COURTESY TABLET MAGAZINE
COURTESY TABLET MAGAZINE
Jerry Saltz is America’s “most popular, and unpopular” art critic, according to a lengthy profile of the writer in Tablet’s current print issue by Dushko Petrovich. In the piece, Saltz, the senior art critic for New York magazine, schmoozes with just about everyone he sees during a trip to Chelsea one afternoon (including Gagosian gallery employees, whom he quizzes about their student loans), and explains why he decided, while working as a long-distance truck driver, to become an art writer in the first place. “I could have sex with women!” he says.

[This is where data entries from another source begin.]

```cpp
constexpr int kBfLdsK = 2048;
template <int PER>
__global__ void __launch_bounds__(256) bounds_filter_kernel(
    const int* __restrict__ labels, float* __restrict__ ub, float* __restrict__ lb,
    const double* __restrict__ shift, const double* __restrict__ smax, long long n, double delta,
    long long* __restrict__ rlist, int* __restrict__ rcount, const int* __restrict__ mflag,
    long long* __restrict__ mrows, int* __restrict__ multi_count, const float* __restrict__ cc,
    const int* __restrict__ fidx, int nf, int k, int rec_on, int it_now, int it_lo,
    long long* __restrict__ mrows_b, int* __restrict__ count_b, float* __restrict__ corr,
    int* __restrict__ rec_count) {
  constexpr int kBoundsChunk = PER * 256;
  __shared__ int wsum[4], wsum_b[4];
  __shared__ int lbase[3];
  __shared__ double sf_s[65];
  __shared__ double sh_s[kBfLdsK];
  __shared__ float cm_s[kBfLdsK];
  const bool tab = k <= kBfLdsK;
  const int tid = threadIdx.x, lane = tid & 63, wv = tid >> 6;
  if (tid < nf) sf_s[tid] = shift[fidx[tid]];
  if (tab)
    for (int j = tid; j < k; j += 256) {
      sh_s[j] = shift[j];
      cm_s[j] = nf > 0 ? cc[(size_t)k * nf + j] : 0.0f;
    }
  __syncthreads();
  if (tid == 0) {
    double m = 0.0;
    for (int f = 0; f < nf; ++f) m = fmax(m, sf_s[f]);
    sf_s[nf] = m;
  }
  __syncthreads();
  const double sm = *smax;
  const long long c0 = (long long)blockIdx.x * kBoundsChunk;
  unsigned long long act = 0, rec = 0, recb = 0;
  constexpr int B = PER % 4 == 0 ? 4 : 1;
  for (int p0 = 0; p0 < PER; p0 += B) {
    int lv[B], mfv[B];
    float ubv[B], lbv[B];
    bool inb[B];
#pragma unroll
    for (int q = 0; q < B; ++q) {
      const long long i = c0 + (long long)(p0 + q) * 256 + tid;
      inb[q] = i < n;
      const long long ii = inb[q] ? i : 0;
      lv[q] = inb[q] ? labels[ii] : -1;
      if (corr && inb[q]) corr[ii] = 0.0f;
      ubv[q] = ub[ii];
      lbv[q] = lb[ii];
      mfv[q] = mflag[ii];
    }
    double shv[B];
    float cmv[B];
#pragma unroll
    for (int q = 0; q < B; ++q) {
      const int l = lv[q];
      if (tab) {
        shv[q] = l >= 0 ? sh_s[l] : 1e300;
        cmv[q] = l >= 0 ? cm_s[l] : 0.0f;
      } else {
        shv[q] = l >= 0 ? shift[l] : 1e300;
        cmv[q] = (l >= 0 && nf > 0) ? cc[(size_t)k * nf + l] : 0.0f;
      }
    }
#pragma unroll
    for (int q = 0; q < B; ++q) {
      if (!inb[q]) continue;
      const int p = p0 + q;
      const long long i = c0 + (long long)p * 256 + tid;
      const int l = lv[q];
      const double u = (double)ubv[q] + shv[q];
      auto wbound = [&](double lb0) -> double {
        double w = lb0 - sm;
        if (l >= 0 && nf > 0 && w > 0.0) {
          const double wc = fmin(w, fmax((double)cmv[q] - u, lb0 - sf_s[nf]));
          if (wc > 0.0 && wc * wc - u * u > delta * (1.0 + 1e-9) + 1e-30) {
            w = wc;
          } else {
            const float* cl = cc + (size_t)l * nf;
            if ((nf & 3) == 0) {
              for (int f = 0; f < nf; f += 4) {
                const float4 c4 = *reinterpret_cast<const float4*>(cl + f);
                w = fmin(w, fmax((double)c4.x - u, lb0 - sf_s[f]));
                w = fmin(w, fmax((double)c4.y - u, lb0 - sf_s[f + 1]));
                w = fmin(w, fmax((double)c4.z - u, lb0 - sf_s[f + 2]));
                w = fmin(w, fmax((double)c4.w - u, lb0 - sf_s[f + 3]));
              }
            } else {
              for (int f = 0; f < nf; ++f) w = fmin(w, fmax((double)cl[f] - u, lb0 - sf_s[f]));
            }
          }
        }
        return w;
      };
      const double w = wbound((double)lbv[q]);
      const bool holds = l >= 0 && w > 0.0 && w * w - u * u > delta * (1.0 + 1e-9) + 1e-30;
      if (!holds) {
        act |= 1ull << p;
      } else {
        ub[i] = (float)u * (1.0f + 0x1p-22f);
        lb[i] = (float)w * (1.0f - 0x1p-22f);
        if (mfv[q]) {
          if (rec_on && mfv[q] >= it_lo + 2 && mfv[q] <= it_now + 1) recb |= 1ull << p;
          else rec |= 1ull << p;
        }
      }
    }
  }
  const int mine = __popcll(act) | (__popcll(rec) << 16);
  const int mine_b = __popcll(recb);
  int incl = mine, incl_b = mine_b;
#pragma unroll
  for (int o = 1; o < 64; o <<= 1) {
    const int v = __shfl_up(incl, o, 64);
    const int vb = __shfl_up(incl_b, o, 64);
    if (lane >= o) {
      incl += v;
      incl_b += vb;
    }
  }
  if (lane == 63) {
    wsum[wv] = incl;
    wsum_b[wv] = incl_b;
// ... 24 lines not shown
  int mpos = lbase[1] + (ex >> 16);
  while (rec) {
    const int p = __ffsll((long long)rec) - 1;
    mrows[mpos++] = c0 + (long long)p * 256 + tid;
    rec &= rec - 1;
  }
  int bpos = lbase[2] + before_b + incl_b - mine_b;
  while (recb) {
    const int p = __ffsll((long long)recb) - 1;
    mrows_b[bpos++] = c0 + (long long)p * 256 + tid;
    recb &= recb - 1;
  }
}

struct MultiRec {
  GapRec* rec = nullptr;
  int* mflag = nullptr;
  int it_now = 0, it_lo = 0;
  int ring = 0;
  const _Float16* dsh = nullptr;
  const float* dq = nullptr;
  long long dsh_stride = 0;
  long long* mrows_b = nullptr;
  int* count_b = nullptr;
  int* n_done = nullptr;
  long long* mrows_mv = nullptr;
  int* count_mv = nullptr;
};
struct Ovf2 {
  void* rows = nullptr;
  int* count = nullptr;
};

extern "C" int sq_bounds_filter(const void* labels, void* ub, void* lb, const void* shift,
                                const void* smax, long long n, double delta, void* rlist,
                                void* rcount, const void* mflag, void* mrows, void* multi_count,
                                const void* cc, const void* fidx, int nf, int k, void* stream,
                                void* corr, void* rec_count, int rec_on, int it_now, int it_lo,
                                void* mrows_b, void* count_b) {
  if (rec_on && (it_now < 1 || it_lo < 1 || it_lo > it_now || !mrows_b || !count_b))
    return (int)hipErrorInvalidValue;
  if (n <= 0) return 0;
  if (!mflag || !mrows || !multi_count) return (int)hipErrorInvalidValue;
  if (nf < 0 || nf > 64 || (nf > 0 && (!cc || !fidx || k <= nf))) return (int)hipErrorInvalidValue;
  hipStream_t st = (hipStream_t)stream;
  static long long resident = 0;
  if (resident == 0) {
    int dev = 0, cus = 0, per_cu = 0;
    hipGetDevice(&dev);
    hipDeviceGetAttribute(&cus, hipDeviceAttributeMultiprocessorCount, dev);
    hipOccupancyMaxActiveBlocksPerMultiprocessor(&per_cu, (const void*)bounds_filter_kernel<32>,
                                                 256, 0);
    resident = (long long)(cus > 0 ? cus : 256) * (per_cu > 0 ? per_cu : 4);
  }
  auto pick = [&](int per) { return (n + per * 256LL - 1) / (per * 256LL) <= resident; };
  static const int per_env = [] {
    const char* e = getenv("SQ_BF_PER");
    return e ? atoi(e) : 0;
  }();
  int per = pick(8) ? 8 : pick(16) ? 16 : pick(20) ? 20 : pick(32) ? 32 : 64;
  if (per_env == 4 || per_env == 8 || per_env == 16 || per_env == 20 || per_env == 32 ||
      per_env == 64)
    per = per_env;
  const long long blocks = (n + per * 256LL - 1) / (per * 256LL);
  auto kern = per == 4 ? bounds_filter_kernel<4> : per == 8 ? bounds_filter_kernel<8>
            : per == 16 ? bounds_filter_kernel<16> : per == 20 ? bounds_filter_kernel<20>
            : per == 32 ? bounds_filter_kernel<32> : bounds_filter_kernel<64>;
  hipLaunchKernelGGL(kern, dim3((unsigned)blocks),
                     dim3(256), 0, st, (const int*)labels, (float*)ub, (float*)lb,
                     (const double*)shift, (const double*)smax, n, delta, (long long*)rlist,
                     (int*)rcount, (const int*)mflag, (long long*)mrows, (int*)multi_count,
                     (const float*)cc, (const int*)fidx, nf, k,
                     rec_on ? 1 : 0, it_now, it_lo, (long long*)mrows_b, (int*)count_b,
                     (float*)corr, (int*)rec_count);
  return (int)hipGetLastError();
}

__global__ void __launch_bounds__(256) fast_select_kernel(double* __restrict__ shift,
                                                          const double* __restrict__ shift_sq,
                                                          int k, int nf, int* __restrict__ idx,
                                                          double* __restrict__ smax_rest) {
  const int lane = threadIdx.x & 63;
  const int c = blockIdx.x * 4 + (threadIdx.x >> 6);
  if (c >= k) return;
  auto sv = [&](int j) -> double {
    return shift_sq ? sqrt(shift_sq[j]) * (1.0 + 1e-12) : shift[j];
  };
  const double v = sv(c);
  int rank = 0;
  for (int j = lane; j < k; j += 64) {
    const double u = sv(j);
    rank += (u > v || (u == v && j < c)) ? 1 : 0;
  }
#pragma unroll
  for (int o = 32; o > 0; o >>= 1) rank += __shfl_xor(rank, o, 64);
  if (lane == 0) {
    if (shift_sq) shift[c] = v;
    if (rank < nf) idx[rank] = c;
    if (rank == nf) *smax_rest = v > 0.0 ? v : 0.0;
  }
}

__global__ void __launch_bounds__(256) fast_cc_kernel(const float* __restrict__ C, int k, int d,
                                                      const int* __restrict__ idx, int nf,
                                                      float* __restrict__ cc) {
  __shared__ float wmin[4];
  const int lane = threadIdx.x & 63, w = threadIdx.x >> 6;
  const int j = blockIdx.x;
  float m = __builtin_inff();
  for (int f = w; f < nf; f += 4) {
    const int jf = idx[f];
    double s = 0.0;
    for (int c = lane; c < d; c += 64) {
      const double e = (double)C[(size_t)j * d + c] - (double)C[(size_t)jf * d + c];
      s = fma(e, e, s);
    }
    s = wave_sum(s);
    const float v = j == jf ? __builtin_inff() : (float)sqrt(s) * (1.0f - 0x1p-20f) - 1e-30f;
    if (lane == 0) cc[(size_t)j * nf + f] = v;
    m = fminf(m, v);
  }
  if (lane == 0) wmin[w] = m;
  __syncthreads();
  if (threadIdx.x == 0)
    cc[(size_t)k * nf + j] = fminf(fminf(wmin[0], wmin[1]), fminf(wmin[2], wmin[3]));
}

extern "C" int sq_fast_centroids(void* shift, const void* shift_sq, const void* C, int k, int d,
                                 int nf, void* idx, void* smax_rest, void* cc, void* stream) {
  if (k <= 0) return 0;
  if (nf < 0 || nf > 64 || nf >= k) return (int)hipErrorInvalidValue;
  hipStream_t st = (hipStream_t)stream;
  hipLaunchKernelGGL(fast_select_kernel, dim3((unsigned)((k + 3) / 4)), dim3(256), 0, st,
                     (double*)shift, (const double*)shift_sq, k, nf, (int*)idx,
                     (double*)smax_rest);
  if (nf > 0)
    hipLaunchKernelGGL(fast_cc_kernel, dim3((unsigned)k), dim3(256), 0, st, (const float*)C, k, d,
                       (const int*)idx, nf, (float*)cc);
  return (int)hipGetLastError();
}

template <int DX>
__global__ void __launch_bounds__(256) recheck_rows_kernel(
    const float* __restrict__ X, const float* __restrict__ Cm, const long long* __restrict__ mrows,
    const int* __restrict__ mcand, const int* __restrict__ multi_count, int* __restrict__ labels,
    float* __restrict__ mind, long long cap, double delta, RngKey key, long long row_offset,
    float* __restrict__ corr, float* __restrict__ ub, const unsigned char* __restrict__ xflag) {
  constexpr int LPR = 16;
  constexpr int FPL = DX / LPR;
  constexpr int F4 = FPL >= 4 ? FPL / 4 : 1;
  const int lane = threadIdx.x & 63;
  const int sub = lane & (LPR - 1);
  const int gbase = lane & ~(LPR - 1);
  const unsigned long long gmask = 0xffffull << gbase;
  const long long cnt = min((long long)*multi_count, cap);
  const long long gw = ((long long)blockIdx.x * blockDim.x + threadIdx.x) >> 6;
  const long long nw = ((long long)gridDim.x * blockDim.x) >> 6;
  auto cdist = [&](const float4 (&xv)[F4], int j) -> double {
    const float* cr = Cm + (size_t)j * DX;
    double s = 0.0;
#pragma unroll
    for (int q = 0; q < F4; ++q) {
      if (4 * (q * LPR + sub) < DX) {
        const float4 cv = *reinterpret_cast<const float4*>(cr + 4 * (q * LPR + sub));
        const double e0 = (double)xv[q].x - (double)cv.x, e1 = (double)xv[q].y - (double)cv.y;
        const double e2 = (double)xv[q].z - (double)cv.z, e3 = (double)xv[q].w - (double)cv.w;
        s = fma(e0, e0, fma(e1, e1, fma(e2, e2, fma(e3, e3, s))));
      }
    }
    return s;
  };
  auto process = [&](long long e, bool live) {
// ... 1107 lines not shown
```

sq_learn_amd/csrc/sq_api.h:

```cpp
#pragma once

#ifndef SQ_API
#define SQ_API
#endif

extern "C" {

SQ_API int sq_trunc_normal_add(void* x, int dtype, long long n, double b, unsigned k0, unsigned k1,
                               unsigned s0, unsigned s1, unsigned long long offset, void* stream);
SQ_API int sq_philox_normal(void* out, int dtype, long long n, double mean, double stdv,
                            unsigned k0, unsigned k1, unsigned s0, unsigned s1,
                            unsigned long long offset, void* stream);
SQ_API int sq_philox_uniform(void* out, long long n, unsigned k0, unsigned k1, unsigned s0,
                             unsigned s1, unsigned long long offset, void* stream);
SQ_API int sq_ae_batch(const void* a, const void* eps, void* out, long long n, int Q, unsigned k0,
                       unsigned k1, unsigned s0, unsigned s1, unsigned long long offset,
                       void* stream);
SQ_API int sq_pe_batch(const void* omega, const void* m, void* out, long long n, unsigned k0,
                       unsigned k1, unsigned s0, unsigned s1, unsigned long long offset,
                       void* stream);

SQ_API int sq_tomography(const void* V, int r, int d, const void* sched, int T, int mode,
                         const void* first, void* err, void* out, int norm_inf, unsigned k0,
                         unsigned k1, unsigned s0, unsigned s1, long long row_offset, void* stream,
// ... 190 lines not shown
                          const void* best_prev, int c_prev, const void* cc, int ldcc, int t,
                          long long n, long long R, int G, void* mask_out, void* surv, void* exact,
                          void* scount, void* ecount, int prune, void* stream);
SQ_API int sq_kmpp_bound(const void* Xq, int dq, const void* srow, const void* erow,
                         const void* xq2, const void* closest, const void* candq,
                         const void* cinfo, int t, int d, long long n, long long R, int G,
                         const void* surv, const void* scount, void* exact, void* ecount,
                         void* stream);
SQ_API int sq_kmpp_dots(const void* Xq, int dq, long long n, const void* candq, void* out,
                        void* stream);
SQ_API int sq_kmpp_exact(const void* X, long long ldx, int d, long long n, int t, const void* cand,
                         const void* closest, const void* w, double scale, const void* exact,
                         const void* ecount, void* mask_out, void* Dout, void* delta_part,
                         long long R, int G, void* stream);
SQ_API int sq_kmpp_pick(const void* block_tot, int G, long long R, long long n, const void* vals,
                        int t, const void* closest, const void* mask, const void* D,
                        const void* best, const void* w, double scale, void* pos, const void* X,
                        long long ldx, int d, void* cands, void* cand_ids, long long row_offset,
                        long long n_global, void* stream);
SQ_API int sq_kmpp_finish(const void* delta_part, int G, int t, void* block_tot, void* P,
                          const void* draws_next, void* vals, const void* cands,
                          const void* cand_ids, int d, void* centers, void* ids, int c,
                          void* best_out, void* stream);
SQ_API int sq_kmpp_batch(int op, const long long* ia, void* stream);
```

Petrovich (an ARTnews contributor) gets at the heart of what has made Saltz such a popular figure with readers who might otherwise be indifferent to the hyper-insular art world. Saltz’s followers on social media number far greater than all other full-time art critics combined, and rival those of most major art magazines. “I know what it’s like for you people!” Saltz tells Petrovich at one point, discussing his humble roots as a freelance art writer and adjunct, in a phrase that Saltz repeats in so many words throughout the profile. Petrovich writes:
This filter of the self, which Saltz presents with humility that often borders on self-loathing, is crucial in that it allows him the fallibility and flexibility of “just one man’s opinion.” When this works, the “lowly” Saltz—the bald Saltz who drives an old car and shops at Kmart—can capture the complexities and contradictions of the art experience that are less available to critics with a tendency, or a mandate, to be authoritative. (Like his wife [Roberta Smith, the chief art critic for the New York Times].) This may be why Saltz—whose social position is nothing if not extraordinary—presents himself so conscientiously as an everyman. The well-advertised fact that the Chicago-born critic adores gyros and pizza and prefers regular, unassuming clothes, gives his readers, especially art world outsiders, a way to see themselves in him.
But the piece also takes Saltz to task for this very reason. As Robert Storr, the dean of the Yale School of Art, says of Saltz in the profile, “The idea that he should be running around being the conscience of the art world…all these things are about Jerry.”
Petrovich claims that, to some people in the art world—and some of his readers, as well—Saltz acts mostly in self-interest, at the cost of his reputation as a serious critic. (Roberta Smith, Petrovich writes, “plays the valedictorian to her husband’s class clown.”) As an example, Petrovich cites Saltz’s piece about Kara Walker’s A Subtlety, which was on view at the Domino Sugar Factory in Williamsburg in 2014. That review, like much of Saltz’s writing, led to a heated debate online. The full title of Walker’s work, a 35-ton sphinx made of sugar, includes this description: “an Homage to the unpaid and overworked Artisans who have refined our Sweet tastes from the cane fields to the Kitchens of the New World on the Occasion of the demolition of the Domino Sugar Refining Plant.” Saltz’s review took the form of a personal vision he had while viewing A Subtlety. “So,” Petrovich writes, “while Saltz praised the piece repeatedly and in detail, many felt that framing the review in terms of his vision, not Walker’s, was wholly inappropriate to an artwork whose subject was the systematic erasure and extraction of contributions of black women.” (Walker herself chimed into the debate to say she appreciated Saltz’s piece.)
Saltz, as one of the few remaining staff art critics in the country, has a lot of power in the art world. He is also a widely known public figure (uncommon for critics of any genre). Negative criticism of him is rare and largely kept private. I’m sure Saltz’s followers would happily—or, more likely, angrily—debate the profile on social media, though in a strange bit of irony for a subject whose persona is so entwined with his presence online, Petrovich’s piece is only available in print.